──────── Information provided

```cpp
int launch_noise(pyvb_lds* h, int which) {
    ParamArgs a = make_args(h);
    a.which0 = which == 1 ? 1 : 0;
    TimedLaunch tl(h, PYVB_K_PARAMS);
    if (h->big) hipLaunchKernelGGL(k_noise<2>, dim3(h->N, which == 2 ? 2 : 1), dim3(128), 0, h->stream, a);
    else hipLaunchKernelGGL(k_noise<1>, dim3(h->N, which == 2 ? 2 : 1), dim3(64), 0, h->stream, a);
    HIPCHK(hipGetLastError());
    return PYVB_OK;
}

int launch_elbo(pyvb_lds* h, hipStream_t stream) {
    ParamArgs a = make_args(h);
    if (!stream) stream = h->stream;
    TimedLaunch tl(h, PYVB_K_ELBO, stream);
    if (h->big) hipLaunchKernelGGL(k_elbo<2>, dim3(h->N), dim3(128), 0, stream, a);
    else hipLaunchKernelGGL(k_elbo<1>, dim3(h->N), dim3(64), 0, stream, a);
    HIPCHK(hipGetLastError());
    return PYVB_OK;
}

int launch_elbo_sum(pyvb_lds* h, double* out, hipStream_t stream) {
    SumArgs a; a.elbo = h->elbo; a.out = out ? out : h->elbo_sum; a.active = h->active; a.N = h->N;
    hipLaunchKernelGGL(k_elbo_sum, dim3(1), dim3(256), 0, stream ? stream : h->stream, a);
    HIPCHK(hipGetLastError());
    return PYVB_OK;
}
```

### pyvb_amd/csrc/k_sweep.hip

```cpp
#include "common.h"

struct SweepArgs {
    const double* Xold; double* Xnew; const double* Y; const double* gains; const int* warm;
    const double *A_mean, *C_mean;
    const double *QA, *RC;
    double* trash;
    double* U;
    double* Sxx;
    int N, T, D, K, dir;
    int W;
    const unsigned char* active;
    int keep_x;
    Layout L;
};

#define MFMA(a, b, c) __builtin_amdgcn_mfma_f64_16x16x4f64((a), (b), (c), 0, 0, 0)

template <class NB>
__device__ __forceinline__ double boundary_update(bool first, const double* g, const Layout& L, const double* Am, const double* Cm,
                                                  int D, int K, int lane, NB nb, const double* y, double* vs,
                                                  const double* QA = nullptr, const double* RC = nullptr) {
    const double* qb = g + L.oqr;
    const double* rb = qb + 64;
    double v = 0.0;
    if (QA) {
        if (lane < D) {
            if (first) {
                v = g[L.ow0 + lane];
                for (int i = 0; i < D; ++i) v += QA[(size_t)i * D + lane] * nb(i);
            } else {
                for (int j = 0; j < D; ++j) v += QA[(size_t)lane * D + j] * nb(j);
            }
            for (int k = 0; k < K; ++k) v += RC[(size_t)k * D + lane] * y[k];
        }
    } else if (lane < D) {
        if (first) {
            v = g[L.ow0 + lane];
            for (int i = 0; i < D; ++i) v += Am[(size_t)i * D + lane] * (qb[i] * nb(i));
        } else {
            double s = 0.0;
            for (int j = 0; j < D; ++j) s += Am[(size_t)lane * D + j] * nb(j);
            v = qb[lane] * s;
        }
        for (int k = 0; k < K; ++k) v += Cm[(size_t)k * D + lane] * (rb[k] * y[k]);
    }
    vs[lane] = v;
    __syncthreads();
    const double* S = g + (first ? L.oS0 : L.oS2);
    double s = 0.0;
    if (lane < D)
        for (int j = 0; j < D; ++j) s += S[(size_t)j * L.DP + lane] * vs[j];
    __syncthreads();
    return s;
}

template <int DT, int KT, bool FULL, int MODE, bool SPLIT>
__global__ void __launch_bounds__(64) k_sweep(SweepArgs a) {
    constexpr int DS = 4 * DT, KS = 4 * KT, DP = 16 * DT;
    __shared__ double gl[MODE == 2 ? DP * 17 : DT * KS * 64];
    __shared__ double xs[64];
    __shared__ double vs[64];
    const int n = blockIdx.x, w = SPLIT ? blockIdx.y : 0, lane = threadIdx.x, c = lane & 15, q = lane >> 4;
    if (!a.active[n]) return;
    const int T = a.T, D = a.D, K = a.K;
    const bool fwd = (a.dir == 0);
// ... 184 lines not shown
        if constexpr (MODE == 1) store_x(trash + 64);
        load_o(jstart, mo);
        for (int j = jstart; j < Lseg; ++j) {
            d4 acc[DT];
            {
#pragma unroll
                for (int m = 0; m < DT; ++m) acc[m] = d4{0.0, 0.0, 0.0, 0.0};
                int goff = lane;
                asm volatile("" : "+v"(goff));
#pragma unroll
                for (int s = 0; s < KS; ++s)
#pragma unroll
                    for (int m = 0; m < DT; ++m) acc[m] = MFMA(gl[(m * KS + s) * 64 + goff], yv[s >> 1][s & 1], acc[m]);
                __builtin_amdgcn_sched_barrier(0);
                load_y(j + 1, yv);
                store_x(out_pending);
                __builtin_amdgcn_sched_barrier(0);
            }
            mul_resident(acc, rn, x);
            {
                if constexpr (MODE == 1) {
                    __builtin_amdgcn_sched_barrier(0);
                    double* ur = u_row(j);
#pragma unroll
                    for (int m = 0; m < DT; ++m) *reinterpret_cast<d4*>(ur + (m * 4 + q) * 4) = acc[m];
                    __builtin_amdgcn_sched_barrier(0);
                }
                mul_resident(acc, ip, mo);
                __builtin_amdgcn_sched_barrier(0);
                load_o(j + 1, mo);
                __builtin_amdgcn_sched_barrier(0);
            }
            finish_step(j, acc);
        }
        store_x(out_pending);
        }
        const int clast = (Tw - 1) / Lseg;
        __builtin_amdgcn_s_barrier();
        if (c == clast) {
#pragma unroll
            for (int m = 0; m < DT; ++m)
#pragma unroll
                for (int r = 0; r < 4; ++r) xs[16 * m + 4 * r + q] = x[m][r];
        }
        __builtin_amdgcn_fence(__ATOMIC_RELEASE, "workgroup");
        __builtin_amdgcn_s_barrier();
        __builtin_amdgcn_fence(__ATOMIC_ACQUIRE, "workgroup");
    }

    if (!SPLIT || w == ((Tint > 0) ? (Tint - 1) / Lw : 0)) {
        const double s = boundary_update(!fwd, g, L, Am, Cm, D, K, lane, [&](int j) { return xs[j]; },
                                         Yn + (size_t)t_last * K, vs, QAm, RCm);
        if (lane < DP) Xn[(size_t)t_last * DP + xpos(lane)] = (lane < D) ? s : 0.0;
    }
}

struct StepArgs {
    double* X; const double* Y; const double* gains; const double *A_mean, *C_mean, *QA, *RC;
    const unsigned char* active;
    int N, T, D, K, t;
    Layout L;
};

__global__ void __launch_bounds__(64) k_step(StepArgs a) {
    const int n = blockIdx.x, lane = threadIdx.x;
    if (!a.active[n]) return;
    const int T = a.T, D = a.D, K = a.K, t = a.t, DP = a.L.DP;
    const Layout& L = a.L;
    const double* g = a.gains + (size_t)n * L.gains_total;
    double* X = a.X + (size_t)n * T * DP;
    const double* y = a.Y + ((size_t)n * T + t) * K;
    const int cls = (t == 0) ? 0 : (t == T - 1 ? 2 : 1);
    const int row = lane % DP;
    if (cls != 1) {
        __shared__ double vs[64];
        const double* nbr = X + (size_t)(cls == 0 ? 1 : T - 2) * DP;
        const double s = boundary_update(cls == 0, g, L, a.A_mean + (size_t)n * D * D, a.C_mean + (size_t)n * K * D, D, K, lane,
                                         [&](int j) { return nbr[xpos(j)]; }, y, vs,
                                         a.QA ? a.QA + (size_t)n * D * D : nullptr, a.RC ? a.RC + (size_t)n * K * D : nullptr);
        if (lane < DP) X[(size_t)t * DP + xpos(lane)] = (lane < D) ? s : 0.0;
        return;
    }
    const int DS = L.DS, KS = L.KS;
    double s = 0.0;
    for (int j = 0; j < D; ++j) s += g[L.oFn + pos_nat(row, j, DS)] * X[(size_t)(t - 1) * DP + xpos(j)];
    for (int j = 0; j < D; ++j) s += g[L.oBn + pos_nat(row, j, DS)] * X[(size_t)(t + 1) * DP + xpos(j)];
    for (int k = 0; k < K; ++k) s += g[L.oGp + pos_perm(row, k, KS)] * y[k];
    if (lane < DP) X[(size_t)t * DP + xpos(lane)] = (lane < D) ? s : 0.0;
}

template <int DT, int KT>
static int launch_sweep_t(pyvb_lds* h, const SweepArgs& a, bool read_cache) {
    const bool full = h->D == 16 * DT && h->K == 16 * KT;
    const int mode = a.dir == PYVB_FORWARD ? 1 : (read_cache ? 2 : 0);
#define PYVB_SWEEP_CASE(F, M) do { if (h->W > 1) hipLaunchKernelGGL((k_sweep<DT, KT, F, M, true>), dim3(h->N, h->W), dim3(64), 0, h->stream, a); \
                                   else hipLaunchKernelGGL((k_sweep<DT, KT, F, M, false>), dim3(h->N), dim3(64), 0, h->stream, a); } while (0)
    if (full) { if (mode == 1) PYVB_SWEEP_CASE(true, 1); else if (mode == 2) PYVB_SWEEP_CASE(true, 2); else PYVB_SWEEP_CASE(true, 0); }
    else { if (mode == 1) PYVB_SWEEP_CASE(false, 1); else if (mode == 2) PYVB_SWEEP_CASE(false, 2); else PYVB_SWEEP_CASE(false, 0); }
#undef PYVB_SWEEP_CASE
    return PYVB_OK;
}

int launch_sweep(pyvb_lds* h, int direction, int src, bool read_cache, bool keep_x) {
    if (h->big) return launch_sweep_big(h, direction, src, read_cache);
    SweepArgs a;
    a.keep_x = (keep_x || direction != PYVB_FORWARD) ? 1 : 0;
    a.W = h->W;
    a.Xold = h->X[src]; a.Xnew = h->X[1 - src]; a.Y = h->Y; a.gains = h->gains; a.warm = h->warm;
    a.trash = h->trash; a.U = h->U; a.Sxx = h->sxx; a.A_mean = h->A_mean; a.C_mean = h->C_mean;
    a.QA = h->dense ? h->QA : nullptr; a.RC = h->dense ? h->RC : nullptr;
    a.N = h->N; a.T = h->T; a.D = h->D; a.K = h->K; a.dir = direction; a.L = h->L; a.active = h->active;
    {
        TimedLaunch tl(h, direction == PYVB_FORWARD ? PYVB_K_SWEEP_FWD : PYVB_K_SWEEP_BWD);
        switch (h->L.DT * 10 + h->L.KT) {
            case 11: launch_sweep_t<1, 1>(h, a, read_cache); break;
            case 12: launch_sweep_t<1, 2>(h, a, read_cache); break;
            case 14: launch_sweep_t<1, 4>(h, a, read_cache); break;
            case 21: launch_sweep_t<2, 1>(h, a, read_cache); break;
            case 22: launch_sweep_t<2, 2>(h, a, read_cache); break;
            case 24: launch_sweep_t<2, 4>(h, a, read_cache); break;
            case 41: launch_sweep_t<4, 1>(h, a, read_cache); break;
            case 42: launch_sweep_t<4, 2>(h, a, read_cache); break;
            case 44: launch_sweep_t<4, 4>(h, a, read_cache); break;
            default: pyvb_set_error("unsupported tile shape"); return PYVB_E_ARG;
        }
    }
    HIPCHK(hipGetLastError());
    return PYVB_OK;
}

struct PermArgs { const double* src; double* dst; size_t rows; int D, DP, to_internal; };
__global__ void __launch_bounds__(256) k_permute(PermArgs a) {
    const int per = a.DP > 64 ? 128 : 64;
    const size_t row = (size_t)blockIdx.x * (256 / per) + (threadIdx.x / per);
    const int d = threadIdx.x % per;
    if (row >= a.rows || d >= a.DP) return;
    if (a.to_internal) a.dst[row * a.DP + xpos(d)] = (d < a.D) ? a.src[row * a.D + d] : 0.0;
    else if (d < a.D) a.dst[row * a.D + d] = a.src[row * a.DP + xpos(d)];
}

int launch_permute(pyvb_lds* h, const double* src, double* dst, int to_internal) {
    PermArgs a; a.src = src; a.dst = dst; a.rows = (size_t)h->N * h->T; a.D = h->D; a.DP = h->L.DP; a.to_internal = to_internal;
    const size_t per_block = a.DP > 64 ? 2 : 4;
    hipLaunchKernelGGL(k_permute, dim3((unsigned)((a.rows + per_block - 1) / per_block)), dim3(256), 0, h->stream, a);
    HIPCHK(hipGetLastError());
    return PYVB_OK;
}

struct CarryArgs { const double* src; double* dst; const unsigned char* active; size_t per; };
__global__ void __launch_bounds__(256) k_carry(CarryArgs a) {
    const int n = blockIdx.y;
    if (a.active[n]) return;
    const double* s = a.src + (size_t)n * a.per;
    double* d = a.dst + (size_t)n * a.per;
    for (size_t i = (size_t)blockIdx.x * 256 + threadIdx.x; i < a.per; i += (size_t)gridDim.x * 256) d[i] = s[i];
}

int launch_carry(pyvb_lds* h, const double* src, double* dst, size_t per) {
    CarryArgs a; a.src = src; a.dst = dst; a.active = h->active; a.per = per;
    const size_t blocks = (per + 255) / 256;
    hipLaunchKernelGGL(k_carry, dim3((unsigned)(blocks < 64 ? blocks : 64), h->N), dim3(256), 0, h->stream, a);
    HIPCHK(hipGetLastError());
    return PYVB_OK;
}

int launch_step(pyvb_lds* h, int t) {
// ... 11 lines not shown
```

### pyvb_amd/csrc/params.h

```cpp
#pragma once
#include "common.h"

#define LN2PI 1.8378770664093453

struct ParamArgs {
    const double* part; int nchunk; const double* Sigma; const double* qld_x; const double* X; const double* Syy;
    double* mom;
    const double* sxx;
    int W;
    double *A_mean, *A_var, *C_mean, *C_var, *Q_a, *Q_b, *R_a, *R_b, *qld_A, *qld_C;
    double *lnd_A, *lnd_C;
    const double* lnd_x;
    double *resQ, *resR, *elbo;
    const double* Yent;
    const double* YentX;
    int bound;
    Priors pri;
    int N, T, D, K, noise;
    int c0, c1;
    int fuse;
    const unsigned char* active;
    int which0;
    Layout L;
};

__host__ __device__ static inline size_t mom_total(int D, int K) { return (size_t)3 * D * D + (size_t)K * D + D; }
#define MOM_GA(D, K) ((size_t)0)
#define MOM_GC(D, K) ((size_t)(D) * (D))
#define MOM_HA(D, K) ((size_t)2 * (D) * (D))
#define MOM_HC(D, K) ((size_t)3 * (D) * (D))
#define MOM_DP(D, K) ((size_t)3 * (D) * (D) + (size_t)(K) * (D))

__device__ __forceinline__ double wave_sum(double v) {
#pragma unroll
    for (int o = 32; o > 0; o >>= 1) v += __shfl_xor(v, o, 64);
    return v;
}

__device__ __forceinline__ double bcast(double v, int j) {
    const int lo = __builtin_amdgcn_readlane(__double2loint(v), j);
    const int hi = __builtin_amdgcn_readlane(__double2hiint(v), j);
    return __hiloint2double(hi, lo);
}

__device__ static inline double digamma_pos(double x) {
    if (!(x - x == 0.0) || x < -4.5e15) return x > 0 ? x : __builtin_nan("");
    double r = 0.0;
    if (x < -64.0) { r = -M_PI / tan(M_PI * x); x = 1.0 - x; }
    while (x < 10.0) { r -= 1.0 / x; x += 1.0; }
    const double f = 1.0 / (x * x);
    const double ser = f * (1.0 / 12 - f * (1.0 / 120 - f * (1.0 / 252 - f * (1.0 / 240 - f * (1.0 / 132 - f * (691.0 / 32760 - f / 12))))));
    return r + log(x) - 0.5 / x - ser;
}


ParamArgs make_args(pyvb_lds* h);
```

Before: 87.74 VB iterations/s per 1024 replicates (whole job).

────────────────

If a line in the records contains the string "static", copy it out.

static int launch_sweep_t(pyvb_lds* h, const SweepArgs& a, bool read_cache) {
__host__ __device__ static inline size_t mom_total(int D, int K) { return (size_t)3 * D * D + (size_t)K * D + D; }
__device__ static inline double digamma_pos(double x) {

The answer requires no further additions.